+            const int c0 = g * 8, wo = (g - pass * GPR) * 8;
+            const int py = px / TW, pxx = px - py * TW;
+            const int yy0 = y0 + py;
+            float acc[8], xc[8];
+            {
+                const f32x4 b0 = gld<f32x4>(e.b7 + c0), b1 = gld<f32x4>(e.b7 + c0 + 4);
+#pragma unroll
+                for (int j = 0; j < 8; ++j) {
+                    acc[j] = j < 4 ? b0[j & 3] : b1[j & 3];
+                    xc[j] = 0.0f;
+                }
+            }
+            const bool inside = yy0 < e.H && x0 + pxx < e.W;
+#pragma unroll
+            for (int ky = 0; ky < 7; ++ky) {
+                const int yy = yy0 + ky - 3;
+                if ((unsigned)yy >= (unsigned)e.H) continue;
+#pragma unroll
+                for (int kx = 0; kx < 7; ++kx) {
+                    const float* hsrc = halo + ((py + ky) * HW + pxx + kx) * HROW + c0;
+                    float win[8];
+                    const f32x4 v0 = *(const f32x4*)hsrc;
+                    const f32x4 v1 = g < 4 ? *(const f32x4*)(hsrc + 4) : (f32x4){0.0f, 0.0f, 0.0f, 0.0f};
+#pragma unroll
+                    for (int j = 0; j < 8; ++j) win[j] = j < 4 ? v0[j & 3] : v1[j & 3];
+                    if (ky == 3 && kx == 3) {
+#pragma unroll
+                        for (int j = 0; j < 8; ++j) xc[j] = win[j];
+                    }
+                    const float* wt = wl + (ky * 7 + kx) * GPR * 8 + wo;
+                    const f32x4 w0 = *(const f32x4*)wt, w1 = *(const f32x4*)(wt + 4);
+#pragma unroll
+                    for (int j = 0; j < 8; ++j) acc[j] += (j < 4 ? w0[j & 3] : w1[j & 3]) * win[j];
+                }
+            }
+            bf16x8 oh = {0, 0, 0, 0, 0, 0, 0, 0}, ol = {0, 0, 0, 0, 0, 0, 0, 0};
+            if (inside) {
+#pragma unroll
+                for (int j = 0; j < 8; ++j) {
+                    bf16_t hi, lo;
+                    split_bf16(gelu_erf(xc[j] + acc[j]), hi, lo);
+                    oh[j] = hi;
+                    ol[j] = lo;
+                }
+            }
+            const int off = (g >> 2) * 2 * PLANE + swzp(px, g & 3);
+            *(bf16x8*)(buf + off) = oh;
+            *(bf16x8*)(buf + PLANE + off) = ol;
+        }
+        for (int q = tid; q < TPX * 3; q += 256) {
+            const int px = q / 3, ch8 = 5 + q - px * 3;
+            const int off = (ch8 >> 2) * 2 * PLANE + swzp(px, ch8 & 3);
+            *(u32x4*)(buf + off) = (u32x4){0, 0, 0, 0};
+            *(u32x4*)(buf + PLANE + off) = (u32x4){0, 0, 0, 0};
+        }
+    }
+}
+
+template <int STAGE>
+__device__ __forceinline__ void pwchain_body(const ChainParams* __restrict__ cp, const EncArgs& e) {
+    extern __shared__ __attribute__((aligned(16))) char smem[];
+    const ChainParams& c = *cp;
+    char* bufX = smem;
+    char* bufA = smem + ACT_BUF;
+    char* wsm = smem + 2 * ACT_BUF;
+    const int tid = threadIdx.x, lane = tid & 63, wave = tid >> 6;
+    const int r = lane & 31, h = lane >> 5;
+
+    u32x4 wreg[4];
+    auto load_w = [&](int l, int mblk) __attribute__((always_inline)) {
+        const Layer& Lw = c.layer[l];
+        const int mbs = Lw.M / 64;
+#pragma unroll
+        for (int i = 0; i < 4; ++i) {
+            const int q = tid + i * 256;
+            const int ks = q >> 9, rem = q & 511;
+            wreg[i] = gload16((const char*)Lw.w + ((int64_t)(ks * mbs + mblk) * 512 + rem) * 16);
+        }
+    };
+    if constexpr (STAGE == STAGE_LOAD) {
+        stage_input<STAGE, TP>(c, e, bufX, bufA);
+        load_w(0, 0);
+    } else {
+        load_w(0, 0);
+        stage_input<STAGE, TP>(c, e, bufX, bufA);
+    }
+    const char* src = bufX;
+    for (int l = 0; l < c.nlayers; ++l) {
+        const Layer& L = c.layer[l];
+        const bool last = (l == c.nlayers - 1);
+        char* dst = (src == bufX) ? bufA : bufX;
+        const int mblocks = L.M / 64;
+        for (int mblk = 0; mblk < mblocks; ++mblk) {
+            __syncthreads();
+#pragma unroll
+            for (int i = 0; i < 4; ++i) *(u32x4*)(wsm + (tid + i * 256) * 16) = wreg[i];
+            if (mblk + 1 < mblocks)
+                load_w(l, mblk + 1);
+            else if (l + 1 < c.nlayers)
+                load_w(l + 1, 0);
+            __syncthreads();
+            f32x16 acc[2];
+            acc[0] = (f32x16){0};
+            acc[1] = (f32x16){0};
+#pragma unroll
+            for (int ks = 0; ks < 2; ++ks) {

·····

Where does "bool" occur in the data? Copy each line that has it.

Answer area:
+            const bool inside = yy0 < e.H && x0 + pxx < e.W;
+        const bool last = (l == c.nlayers - 1);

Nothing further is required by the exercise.